There is grave injustice, variously expressed, throughout most of this planet, injustices which include the cruelties of unremedied awful poverty and disease.  We, as persons made in the likeness of the Creator, possess the instrument applying creative reason to our labor, to free this planet from the menacing physical deprivation which most of humanity presently endures.
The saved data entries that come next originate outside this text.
@@ -26,9 +27,6 @@
     return ((unsigned long long)hi << 32) | lo;
 }
 
-#ifndef D8_RSETS
-#define D8_RSETS 1
-#endif
 __device__ __forceinline__ void d8_glds_v(const void* gsrc, const char* lds_dst) {
     const unsigned d = __builtin_amdgcn_readfirstlane((unsigned)(uintptr_t)(const __attribute__((address_space(3))) char*)lds_dst);
     asm volatile("s_mov_b32 m0, %1\n\ts_nop 0\n\tglobal_load_lds_dwordx4 %0, off" :: "v"(gsrc), "s"(d) : "memory", "m0");
@@ -67,7 +65,9 @@
     }
     const int roff0 = rr8 * 256 + (((2 * c) ^ rr8) << 4), roff1 = rr8 * 256 + (((2 * c + 1) ^ rr8) << 4);
 
-    long orow[RB][2];
+    constexpr bool GATH = EPI == 2 || EPI == 3;
+    using row_t = std::conditional_t<GATH && BN == 256, int, long>;
+    row_t orow[RB][2];
     bool valid[RB][2];
 #pragma unroll
     for (int rb = 0; rb < RB; ++rb)
@@ -77,40 +77,46 @@
             valid[rb][j] = m < p.M;
             const int mc = min(m, p.M - 1);
             orow[rb][j] = mc;
-            if (p.c_rows > 0) orow[rb][j] = (long)(mc / p.c_rows) * p.c_bstride + p.c_off + mc % p.c_rows;
-        }
-    const float* gate_row[2] = {nullptr, nullptr};
-    bool gate_lane[2] = {false, false};
+            if (p.c_rows > 0) orow[rb][j] = (row_t)((long)(mc / p.c_rows) * p.c_bstride + p.c_off + mc % p.c_rows);
+        }
+    const float *gate_a = nullptr, *gate_b = nullptr;
+    int gseg = 0;
+    bool in_a[RB][2];
+#pragma unroll
+    for (int rb = 0; rb < RB; ++rb) in_a[rb][0] = in_a[rb][1] = true;
     if (EPI == 2 && p.gate) {
-#pragma unroll
-        for (int rb = 0; rb < RB; ++rb) {
-            const int mf = __builtin_amdgcn_readfirstlane(row0 + rb * 16), ml = min(mf + 15, p.M - 1);
-            long of = min(mf, p.M - 1), ol = ml;
-            if (p.c_rows > 0) {
-                of = (long)(of / p.c_rows) * p.c_bstride + p.c_off + of % p.c_rows;
-                ol = (long)(ml / p.c_rows) * p.c_bstride + p.c_off + ml % p.c_rows;
-            }
-            const int bf_ = (int)(of / p.seq), bl_ = (int)(ol / p.seq);
-            const int gf_ = orv_group_of((int)(of % p.seq), p.n_text, p.per_group);
-            const int gl_ = orv_group_of((int)(ol % p.seq), p.n_text, p.per_group);
-            if (bf_ == bl_ && gf_ == gl_) gate_row[rb] = p.gate + bf_ * p.gate_b + gf_ * p.gate_g;
-            else gate_lane[rb] = true;
-        }
-    }
-    constexpr int RS = (D8_RSETS == 0) ? (BN <= 192 ? NG : 1) : D8_RSETS;
-    uint4 r8[RS][RB][2];
-    auto load_rows = [&](int cg, uint4 (&dst)[RB][2]) {
-        const int col8 = col0 + 64 * cg + 8 * c;
-#pragma unroll
-        for (int rb = 0; rb < RB; ++rb)
-#pragma unroll
-            for (int j = 0; j < 2; ++j) {
-                const int mc = min(row0 + rb * 16 + 8 * j + rr8, p.M - 1);
-                long rr = mc;
-                if (p.r_mod > 0) rr = mc % p.r_mod;
-                else if (p.c_rows > 0) rr = (long)(mc / p.c_rows) * p.c_bstride + p.c_off + mc % p.c_rows;
-                dst[rb][j] = *(const uint4*)(p.R + rr * p.ldr + col8);
-            }
+        const int mf = __builtin_amdgcn_readfirstlane(row0);
+        long of = min(mf, p.M - 1), ol = min(mf + 16 * RB - 1, p.M - 1);
+        if (p.c_rows > 0) {
+            of = (long)(of / p.c_rows) * p.c_bstride + p.c_off + of % p.c_rows;
+            ol = (long)(ol / p.c_rows) * p.c_bstride + p.c_off + ol % p.c_rows;
+        }
+        const int bf_ = (int)(of / p.seq), bl_ = (int)(ol / p.seq);
+        const int gf_ = orv_group_of((int)(of % p.seq), p.n_text, p.per_group);
+        const int gl_ = orv_group_of((int)(ol % p.seq), p.n_text, p.per_group);
+        gate_a = p.gate + bf_ * p.gate_b + gf_ * p.gate_g;
+        gseg = 1;
+        if (bf_ != bl_ || gf_ != gl_) {
+            gate_b = p.gate + bl_ * p.gate_b + gl_ * p.gate_g;
+            const int ea_ = gf_ == 0 ? p.n_text : (p.per_group > 0 ? p.n_text + gf_ * p.per_group : p.seq);
+            const long end_a = (long)bf_ * p.seq + min(ea_, p.seq);
+            const long start_b = (long)bl_ * p.seq + (gl_ == 0 ? 0 : p.n_text + (gl_ - 1) * max(p.per_group, 0));
+            bool other = false;
+#pragma unroll
+            for (int rb = 0; rb < RB; ++rb)
+#pragma unroll
+                for (int j = 0; j < 2; ++j) {
+                    in_a[rb][j] = orow[rb][j] < end_a;
+                    other = other || !(in_a[rb][j] || orow[rb][j] >= start_b);
+                }
+            gseg = (BN == 256 || __builtin_amdgcn_ballot_w64(other) != 0) ? 3 : 2;
+        }
+    }
+    uint4 r8[RB][2];
+    auto load_row = [&](int cg, int rb, int j) {
+        long rr = orow[rb][j];
+        if (p.r_mod > 0) rr = min(row0 + rb * 16 + 8 * j + rr8, p.M - 1) % p.r_mod;
+        return *(const uint4*)(p.R + rr * p.ldr + col0 + 64 * cg + 8 * c);
     };
     auto take_rows = [&](int cg, uint4 (&dst)[RB][2]) {
         asm volatile("s_waitcnt vmcnt(0)" ::: "memory");
@@ -126,25 +132,57 @@
         }
     };
     if (RLDS) {
-        take_rows(0, r8[0]);
-    } else if (EPI == 2 || EPI == 3) {
-        load_rows(0, r8[0]);
-        if (RS == NG && NG > 1 && !RLDS) {
-#pragma unroll
-            for (int cg = 1; cg < NG; ++cg) load_rows(cg, r8[cg % RS]);
-        }
-    }
+        take_rows(0, r8);
+    } else if (GATH) {
+#pragma unroll
+        for (int rb = 0; rb < RB; ++rb)
+#pragma unroll
+            for (int j = 0; j < 2; ++j) r8[rb][j] = load_row(0, rb, j);
+    }
+    const int bp = c << 5;
+    uint32_t bsrc[NG];
+    float gsrc_a[NG], gsrc_b[NG];
+#pragma unroll
+    for (int cg = 0; cg < NG; ++cg) { bsrc[cg] = 0; gsrc_a[cg] = gsrc_b[cg] = 1.f; }
+    if constexpr (GATH) {
+        if (p.bias) {
+#pragma unroll
+            for (int cg = 0; cg < NG; ++cg) bsrc[cg] = p.bias[col0 + 64 * cg + lane];
+        }
+        if (gseg == 1 || gseg == 2) {
+#pragma unroll
+            for (int cg = 0; cg < NG; ++cg) gsrc_a[cg] = gate_a[col0 + 64 * cg + lane];
+        }
+        if (gseg == 2) {
+#pragma unroll
+            for (int cg = 0; cg < NG; ++cg) gsrc_b[cg] = gate_b[col0 + 64 * cg + lane];
+        }
+    }
+    auto spread8 = [&](uint32_t src, uint32_t (&o)[8]) {
+        asm volatile("ds_bpermute_b32 %0, %8, %9\n\tds_bpermute_b32 %1, %8, %9 offset:4\n\tds_bpermute_b32 %2, %8, %9 offset:8\n\t"
+                     "ds_bpermute_b32 %3, %8, %9 offset:12\n\tds_bpermute_b32 %4, %8, %9 offset:16\n\tds_bpermute_b32 %5, %8, %9 offset:20\n\t"
+                     "ds_bpermute_b32 %6, %8, %9 offset:24\n\tds_bpermute_b32 %7, %8, %9 offset:28\n\ts_waitcnt lgkmcnt(0)"
+                     : "=&v"(o[0]), "=&v"(o[1]), "=&v"(o[2]), "=&v"(o[3]), "=&v"(o[4]), "=&v"(o[5]), "=&v"(o[6]), "=&v"(o[7])
+                     : "v"(bp), "v"(src));
+    };
 
 #pragma unroll
     for (int cg = 0; cg < NG; ++cg) {
         const int col8 = col0 + 64 * cg + 8 * c;
-        if (!RLDS && RS == 2 && RS != NG && (EPI == 2 || EPI == 3) && cg + 1 < NG) load_rows(cg + 1, r8[(cg + 1) & 1]);
-        if (RLDS) { if (cg > 0) take_rows(cg, r8[0]); }
-        else if (RS == 1 && (EPI == 2 || EPI == 3) && cg > 0) load_rows(cg, r8[0]);
+        if (RLDS && cg > 0) take_rows(cg, r8);
         float b8[8];
 #pragma unroll
         for (int e = 0; e < 8; ++e) b8[e] = 0.f;
-        if (p.bias) d8_unpack8(*(const uint4*)(p.bias + col8), b8);
+        if (p.bias) {
+            if constexpr (GATH) {
+                uint32_t o[8];
+                spread8(bsrc[cg], o);
+#pragma unroll
+                for (int e = 0; e < 8; ++e) b8[e] = bf2f((bf16_t)o[e]);
+            } else {
+                d8_unpack8(*(const uint4*)(p.bias + col8), b8);
+            }
+        }
         float ga[8], be[8];
         int region = 2;
         float post = 1.f;
@@ -159,33 +197,38 @@
             if (region < 2 && bet) d8_unpack8(*(const uint4*)(bet + 8 * c), be);
         }
         float g8[8];
-        const float* g_cached = nullptr;
 #pragma unroll
         for (int e = 0; e < 8; ++e) g8[e] = 1.f;
+        if (gseg == 1 || gseg == 2) {
+            uint32_t o[8];
+            spread8(__float_as_uint(gsrc_a[cg]), o);
+#pragma unroll
+            for (int e = 0; e < 8; ++e) g8[e] = __uint_as_float(o[e]);
+        }
 
 #pragma unroll
         for (int rb = 0; rb < RB; ++rb) {
 #pragma unroll
             for (int blk = 0; blk < 4; ++blk) *(f32x4*)(scr + woff[blk]) = acc[rb][4 * cg + blk];
             float v[2][8];
-#pragma unroll
-            for (int j = 0; j < 2; ++j) {
+            auto read_v = [&](int j) {
                 const f32x4 lo = *(const f32x4*)(scr + j * 2048 + roff0), hi = *(const f32x4*)(scr + j * 2048 + roff1);
                 v[j][0] = lo[0]; v[j][1] = lo[1]; v[j][2] = lo[2]; v[j][3] = lo[3];
                 v[j][4] = hi[0]; v[j][5] = hi[1]; v[j][6] = hi[2]; v[j][7] = hi[3];
-            }
-            const bool g_lane = (EPI == 2 && p.gate) ? gate_lane[rb] : false;
-            if (EPI == 2 && p.gate && !g_lane) {
-                const float* gr = gate_row[rb];
-                if (gr != g_cached) {
-                    g_cached = gr;
-                    const float4 a = *(const float4*)(gr + col8), b = *(const float4*)(gr + col8 + 4);
-                    g8[0] = a.x; g8[1] = a.y; g8[2] = a.z; g8[3] = a.w; g8[4] = b.x; g8[5] = b.y; g8[6] = b.z; g8[7] = b.w;
+            };
+            if constexpr (!GATH) { read_v(0); read_v(1); }
+#pragma unroll
+            for (int j = 0; j < 2; ++j) {
+                if constexpr (GATH) {
+                    asm volatile("" ::: "memory");
+                    read_v(j);
                 }
-            }
-#pragma unroll
-            for (int j = 0; j < 2; ++j) {
                 float (&w)[8] = v[j];
+                uint4 rcur;
+                if constexpr (GATH) {
+                    rcur = r8[rb][j];
+                    if (!RLDS && cg + 1 < NG) r8[rb][j] = load_row(cg + 1, rb, j);
+                }
 #pragma unroll
                 for (int e = 0; e < 8; ++e) w[e] += b8[e];
                 bf16_t* crow = p.C + orow[rb][j] * p.ldc + col8;
@@ -221,21 +264,35 @@
                 }
                 if (EPI == 2) {
                     float rv[8], gg[8];
-                    d8_unpack8(r8[RLDS ? 0 : cg % RS][rb][j], rv);
+                    d8_unpack8(rcur, rv);
 #pragma unroll
                     for (int e = 0; e < 8; ++e) gg[e] = g8[e];
-                    if (g_lane) {
-                        const int bidx = (int)(orow[rb][j] / p.seq), sq_ = (int)(orow[rb][j] % p.seq);
-                        const float* grow = p.gate + bidx * p.gate_b + orv_group_of(sq_, p.n_text, p.per_group) * p.gate_g;
-                        const float4 a = *(const float4*)(grow + col8), b = *(const float4*)(grow + col8 + 4);
-                        gg[0] = a.x; gg[1] = a.y; gg[2] = a.z; gg[3] = a.w; gg[4] = b.x; gg[5] = b.y; gg[6] = b.z; gg[7] = b.w;
+                    if (gseg == 2) {
+                        uint32_t o[8];
+                        spread8(__float_as_uint(gsrc_b[cg]), o);
+#pragma unroll
+                        for (int e = 0; e < 8; ++e) gg[e] = in_a[rb][j] ? g8[e] : __uint_as_float(o[e]);
+                    }
+                    if (gseg == 3 && j == 0) {
+                        f32x4 q[2][2];
+#pragma unroll
+                        for (int jj = 0; jj < 2; ++jj) {
+                            const unsigned o_ = (unsigned)orow[rb][jj];
+                            const int bidx = (int)(o_ / (unsigned)p.seq), sq_ = (int)(o_ - (unsigned)bidx * (unsigned)p.seq);
+                            const float* grow = p.gate + bidx * p.gate_b + orv_group_of(sq_, p.n_text, p.per_group) * p.gate_g;
+                            q[jj][0] = *(const f32x4*)(grow + col8);
+                            q[jj][1] = *(const f32x4*)(grow + col8 + 4);
+                        }
+                        asm volatile("" : "+v"(q[0][0]), "+v"(q[0][1]), "+v"(q[1][0]), "+v"(q[1][1]));
+#pragma unroll
+                        for (int e = 0; e < 8; ++e) { gg[e] = q[0][e >> 2][e & 3]; g8[e] = q[1][e >> 2][e & 3]; }
                     }
 #pragma unroll
                     for (int e = 0; e < 8; ++e) w[e] = rv[e] + gg[e] * w[e];
                 }
                 if (EPI == 3) {
                     float rv[8];
-                    d8_unpack8(r8[RLDS ? 0 : cg % RS][rb][j], rv);
+                    d8_unpack8(rcur, rv);
 #pragma unroll
                     for (int e = 0; e < 8; ++e) w[e] *= gelu_tanh_grad(rv[e]);
                 }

The use of large-scale water-development and energy programs for the Middle East, is such a work of reason, and therefore of peace.  The Eurasian Land-Bridge program, presently in initial phases of implementation, is such an effort.  Similar programs of infrastructure-development for Africa, and a restoration of the currently vanishing, looted sovereignty of the states of Central and South America, are similar strategic works of peace.

Let the peoples of the world once again admire our republic for what we shall have, once again, caused ourselves to become, and we shall have the means and power to achieve and maintain peaceful cooperation throughout virtually all of this planet. Let the future love us for the care we have shown, and we shall have security and peace.  Otherwise, we would now reap the whirlwind of bloody hatred.

Let us sweep those burps of doomed Belshazzar, the aforesaid Iraq-policy draft and the purported draft of a "The National Security Strategy of the United States," off the table, and, instead of these, get down to some seriously constructive , much deeded problem-solving work, the work of building peace.